Onmiddellijk na het verschijnen van
die richtlijn rees er in de meeste EU-landen zwaar protest. De
burgers vonden het totaal buiten proportie dat omwille van de
veiligheid maar meteen de communicatie van alle 500 miljoen
EU-burgers onder controle werd geplaatst.
Het protest van die burgers mondde
in enkele landen uit bij de grondwettelijke hoven. Deze van
Duitsland, Tsjechië, Cyprus en Roemenië verklaarden hun nationale
dataretentiewet in strijd met het recht op privéleven.
Oostenrijk en Ierland vochten de
dataretentierichtlijn aan bij het Hof in Luxemburg. Het is naar
aanleiding daarvan dat de hoogste rechterlijke instantie van de
Europese Unie nu brandhout maakt van die richtlijn.

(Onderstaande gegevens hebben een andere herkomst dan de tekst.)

template <int NL>
__device__ __forceinline__ unsigned long long rows_cover(unsigned long long m, const int64_t (&a)[BS_MAX_LANES], const int64_t (&r)[BS_MAX_LANES]) {
  asm volatile("s_mov_b64 exec, %[m]\n\tv_cmpx_ge_i64 vcc, %[a0], %[r0]\n\tv_cmpx_ge_i64 vcc, %[a1], %[r1]\n\tv_cmpx_ge_i64 vcc, %[a2], %[r2]\n\t"
               "v_cmpx_ge_i64 vcc, %[a3], %[r3]\n\ts_mov_b64 %[m], exec\n\ts_mov_b64 exec, -1"
               : [m] "+s"(m)
               : [a0] "v"(a[0]), [r0] "v"(r[0]), [a1] "v"(a[1]), [r1] "v"(r[1]), [a2] "v"(a[2]), [r2] "v"(r[2]), [a3] "v"(a[3]), [r3] "v"(r[3])
               : "vcc");
#pragma unroll
  for (int j = 4; j < NL; ++j)
    asm volatile("s_mov_b64 exec, %[m]\n\tv_cmpx_ge_i64 vcc, %[a], %[r]\n\ts_mov_b64 %[m], exec\n\ts_mov_b64 exec, -1" : [m] "+s"(m) : [a] "v"(a[j]), [r] "v"(r[j]) : "vcc");
  return m;
}
#ifndef BS_SCAN_BALLOT
#define BS_SCAN_BALLOT 1
#endif
constexpr uint32_t kSpinBound = 1u << 18;
__device__ __forceinline__ void test_chaos_delay() {
#ifdef BS_TEST_CHAOS
  uint32_t h = (blockIdx.x + 1u) * 2654435761u ^ (uint32_t)wall_clock64() * 40503u;
  h ^= h >> 15; h *= 2246822519u; h ^= h >> 13;
  for (uint32_t s = 0; s < (h & 15u); ++s) __builtin_amdgcn_s_sleep(127);
#endif
}
constexpr uint32_t kStepSlotsMax = 256;
__device__ __forceinline__ bool step_wait(const uint32_t* word, uint32_t base, uint32_t need, int32_t* h_err) {
  uint32_t spins = 0;
  while ((uint32_t)(ld_agent(word) - base) < need) {
    __builtin_amdgcn_s_sleep(1);
    if (++spins > kSpinBound) { if (h_err) __hip_atomic_store(h_err, 1, __ATOMIC_RELAXED, __HIP_MEMORY_SCOPE_SYSTEM); return false; }
  }
  return true;
}
constexpr uint32_t kScanRecChunks = 64;
constexpr uint32_t kFeasRecGroups = 32;
#ifndef BS_GATHER_DIRECT
#define BS_GATHER_DIRECT 8
#endif
constexpr uint32_t kGatherDirectBlocks = BS_GATHER_DIRECT;
constexpr uint32_t kRecStride = 32;
constexpr uint32_t kTkSlots = 32, kTkTab = 48, kTkP1 = 64, kTkDone = 64 + 16 * 16, kTkWays = 16, kTkWords = 64 + 2 * 16 * 16;
__device__ __forceinline__ void spread_add(uint32_t* words, uint32_t who) {
  (void)__hip_atomic_fetch_add(&words[16u * (who % kTkWays)], 1u, __ATOMIC_RELAXED, __HIP_MEMORY_SCOPE_AGENT);
}
__device__ __forceinline__ bool spread_wait(const uint32_t* words, uint32_t base, uint32_t need, int32_t* h_err) {
  uint32_t spins = 0;
  for (;;) {
    uint32_t v = lane_id() < (int)kTkWays ? ld_agent(&words[16u * (uint32_t)lane_id()]) : 0u;
#pragma unroll
    for (int o = 1; o < (int)kTkWays; o <<= 1) v += (uint32_t)__shfl_xor((int)v, o);
    v = (uint32_t)__builtin_amdgcn_readfirstlane((int)v);
    if ((uint32_t)(v - base) >= need) return true;
    __builtin_amdgcn_s_sleep(4);
    if (++spins > kSpinBound) { if (h_err && lane_id() == 0) __hip_atomic_store(h_err, 1, __ATOMIC_RELAXED, __HIP_MEMORY_SCOPE_SYSTEM); return false; }
  }
}
template <int TS, bool REGS = false>
__device__ __forceinline__ void table_scan_block(const NodesDev& nd, const BatchDev& b, const BatchParams& prm, const TableDesc* forced, uint32_t chunk, uint32_t nchunks,
                                                 uint32_t share, uint32_t nshares, uint32_t pod_blocks, uint32_t tk_pods0, uint32_t tk_tab0, const GroupsDev& gr,
                                                 const int64_t* ckeys, const uint32_t* cpres, uint32_t kcap, bool direct = false, uint32_t forced_cls = 0) {
  __shared__ unsigned long long s_wtot[BS_MAX_LANES][4];
  __shared__ uint32_t s_kp[BS_MAX_SCALARS];
  __shared__ unsigned long long s_off[BS_MAX_LANES];
  __shared__ uint32_t s_kpg[BS_MAX_SCALARS];
  __shared__ int64_t s_req[kStepSlotsMax][BS_MAX_LANES];
  __shared__ uint32_t s_qf[kStepSlotsMax];
  __shared__ uint32_t s_first[kStepSlotsMax];
  BS_STAMP(2, 0);
  const Shape<TS> sh(prm.S);
  const uint32_t L = sh.L(), S = sh.S(), LP = prm.LP;
  const uint32_t k = chunk * kTblChunk + threadIdx.x;
  const bool in_range = REGS ? k < nd.n : k < nd.m;
  const uint32_t n = REGS ? (in_range ? k : 0u) : (in_range ? nd.kmap[k] : 0u);
  const TableDesc d = REGS ? TableDesc{forced_cls, 0.7f} : *forced;
  const uint32_t fw = nd.fit[(size_t)d.cls * nd.fit_words + (n >> 5)];
  const uint8_t fl = nd.flags[n];
  const bool valid = in_range && (!REGS || !(fl & BS_NODE_SKIP_MASK));
  const uint32_t ap = nd.apres[n], rp = nd.rpres[n];
  int64_t al[BS_MAX_LANES], rq[BS_MAX_LANES];
#pragma unroll
  for (uint32_t j = 0; j < BS_MAX_LANES; ++j) {
    if (j < L) {
      al[j] = nd.alloc[(size_t)j * nd.stride + n];
      rq[j] = nd.req[(size_t)j * nd.stride + n];
    }
  }
  const uint32_t K = prm.k_host ? prm.k_host : *b.kclass;
  const uint32_t per = (K + nshares - 1u) / nshares, s_lo = share * per, s_hi = min(K, s_lo + per);
// ... 147 lines not shown
    uint32_t stp = 0, qf = 0x80000000u;
    int32_t tab = -1;
    unsigned long long rv[BS_MAX_LANES];
    if (!REGS && t < s_hi) {
      stp = ld_agent(&b.qstamp_s[t]);
      tab = (int32_t)ld_agent(reinterpret_cast<const uint32_t*>(&b.qtab_s[t]));
      qf = ld_agent(&b.qflags_s[t]);
#pragma unroll
      for (uint32_t j = 0; j < BS_MAX_LANES; ++j) rv[j] = j < L ? ld_agent64(&b.qreq_s[(size_t)t * LP + j]) : 0ull;
    }
    if (w == 0) {
#pragma unroll
      for (uint32_t j = 0; j < BS_MAX_LANES; ++j) {
        if (j < L) {
          const unsigned long long incl_c = wave_incl_scan_add_u64(cv[j]);
          const unsigned long long mine = bcast64(incl_c - cv[j], (int)(chunk & 63u));
          if (ch == 0) s_off[j] = mine;
        }
      }
#pragma unroll
      for (uint32_t s2 = 0; s2 < BS_MAX_SCALARS; ++s2) {
        if (s2 < S) {
          const uint32_t mn = wave_min_u32(ckp[s2]);
          if (ch == 0) s_kpg[s2] = mn;
        }
      }
    }
    if (!REGS && t < s_hi) {
      if (stp != prm.stamp || tab != 0) qf = 0x80000000u;
      s_qf[threadIdx.x] = qf;
#pragma unroll
      for (uint32_t j = 0; j < BS_MAX_LANES; ++j)
        if (j < L) s_req[threadIdx.x][j] = (int64_t)rv[j];
    }
  }
  __syncthreads();
  if constexpr (REGS) {
    if (!s_ok) return;
  }
  int64_t fin[BS_MAX_LANES];
  uint32_t keyrow = 0;
#pragma unroll
  for (uint32_t j = 0; j < BS_MAX_LANES; ++j) {
    fin[j] = 0;
    if (j < L) fin[j] = (int64_t)(incl[j] + s_off[j]);
  }
#pragma unroll
  for (uint32_t s2 = 0; s2 < BS_MAX_SCALARS; ++s2)
    if (s2 < S && k >= s_kpg[s2]) keyrow |= 1u << s2;
  BS_STAMP(2, 3);
  const uint32_t nmine = s_hi > s_lo ? s_hi - s_lo : 0u;
  const uint32_t smask = S ? ((1u << S) - 1u) : 0u;
  const uint32_t row0 = chunk * kTblChunk + ((uint32_t)w << 6);
  for (uint32_t t0 = 0; t0 < nmine; t0 += 4u) {
    uint32_t qf[4];
    int64_t r[4][BS_MAX_LANES];
#pragma unroll
    for (uint32_t u = 0; u < 4; ++u) {
      const uint32_t t = min(t0 + u, nmine - 1u);
      qf[u] = t0 + u < nmine ? s_qf[t] : 0x80000000u;
#pragma unroll
      for (uint32_t j = 0; j < BS_MAX_LANES; ++j) r[u][j] = j < L ? s_req[t][j] : 0;
    }
#pragma unroll
    for (uint32_t u = 0; u < 4; ++u) {
      const uint32_t nab = ~(qf[u] >> 16) & smask;
      unsigned long long m = (qf[u] & 0x80000000u) ? 0ull : __ballot(valid && (nab & ~keyrow) == 0u);
      static_assert(TS >= 0 && TS <= 4, "k_fast_step_a is instantiated for 0..4 scalar lanes (run_fast: step_a_possible)");
#if BS_SCAN_BALLOT
#pragma unroll
      for (uint32_t j = 0; j < 4u + (uint32_t)TS; ++j) m &= __ballot(fin[j] >= r[u][j]);
#else
      m = rows_cover<4 + TS>(m, fin, r[u]);
#endif
      if (m && lane_id() == 0) atomicMin(&s_first[t0 + u], row0 + (uint32_t)(__ffsll((long long)m) - 1));
    }
  }
  __syncthreads();
  BS_STAMP(2, 4);
  if constexpr (REGS) {
    if (direct) {
      for (uint32_t t = threadIdx.x; t < nmine; t += kTblChunk)
        st_pub<true>(&b.scan_rec[(size_t)chunk * kStepSlotsMax + s_lo + t], ((unsigned long long)prm.seq_inv << 32) | s_first[t]);
    } else {
      for (uint32_t t = threadIdx.x; t < nmine; t += kTblChunk)
        if (s_first[t] != BS_INF) atomicMin(&b.first_row64[s_lo + t], ((unsigned long long)prm.seq_inv << 32) | s_first[t]);
    }
    BS_STAMP(2, 7);
    return;
  }
  for (uint32_t t = threadIdx.x; t < nmine; t += kTblChunk) {
    if (s_first[t] == BS_INF) continue;
    atomicMin(&b.first_row[s_lo + t], s_first[t]);
  }
  BS_STAMP(2, 7);
}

Constant onder toezicht houden
van het privéleven
Het Hof is van oordeel dat de
richtlijn, door het bewaren van de gegevens verplicht te stellen en
de toegang ertoe te verlenen aan de bevoegde nationale autoriteiten,
‘zich op bijzonder ernstige wijze inmengt in de fundamentele
rechten op eerbiediging van het privéleven en op bescherming van de
persoonsgegevens.’ Deze twee rechten zijn grondrechten, die
uitdrukkelijk opgenomen zijn in het Handvest van de Grondrechten van
de Europese Unie.
‘Voorts’, zegt het Hof, ‘kan dat bij de
betrokkenen het gevoel doen ontstaan dat er constant toezicht wordt
gehouden op hun privéleven’. Want ‘deze gegevens kunnen zeer
nauwkeurige aanwijzingen verschaffen over het privéleven van degenen
van wie de gegevens worden bewaard, zoals de gewoonten van het
dagelijkse leven, de plaatsen van permanent of tijdelijk verblijf, de
dagelijkse verplaatsingen of verplaatsingen van andere aard, de
uitgeoefende activiteiten, de sociale relaties en de gefrequenteerde
sociale milieu’s.’
Met andere woorden: de richtlijn
betekent het einde van de privacy. Waar tienduizenden burgers en
privacy-activisten in de ganse Europese Unie jarenlang voor
alarmeerden, maar waar de heersende politieke partijen potdoof voor
bleven, wordt nu door het Hof bijgetreden.
Er is geen
‘proportionaliteit’, het is totaal buiten verhouding, om de
communicatie van iedereen op te slaan en te monitoren, met als
argument de strijd tegen de zware criminaliteit. Massa-opslag van
persoonsdata in de lijn van wat (onthuld door Snowden) de NSA en de
Britse geheime dienst GCHQ doen, is in strijd met de grondrechten.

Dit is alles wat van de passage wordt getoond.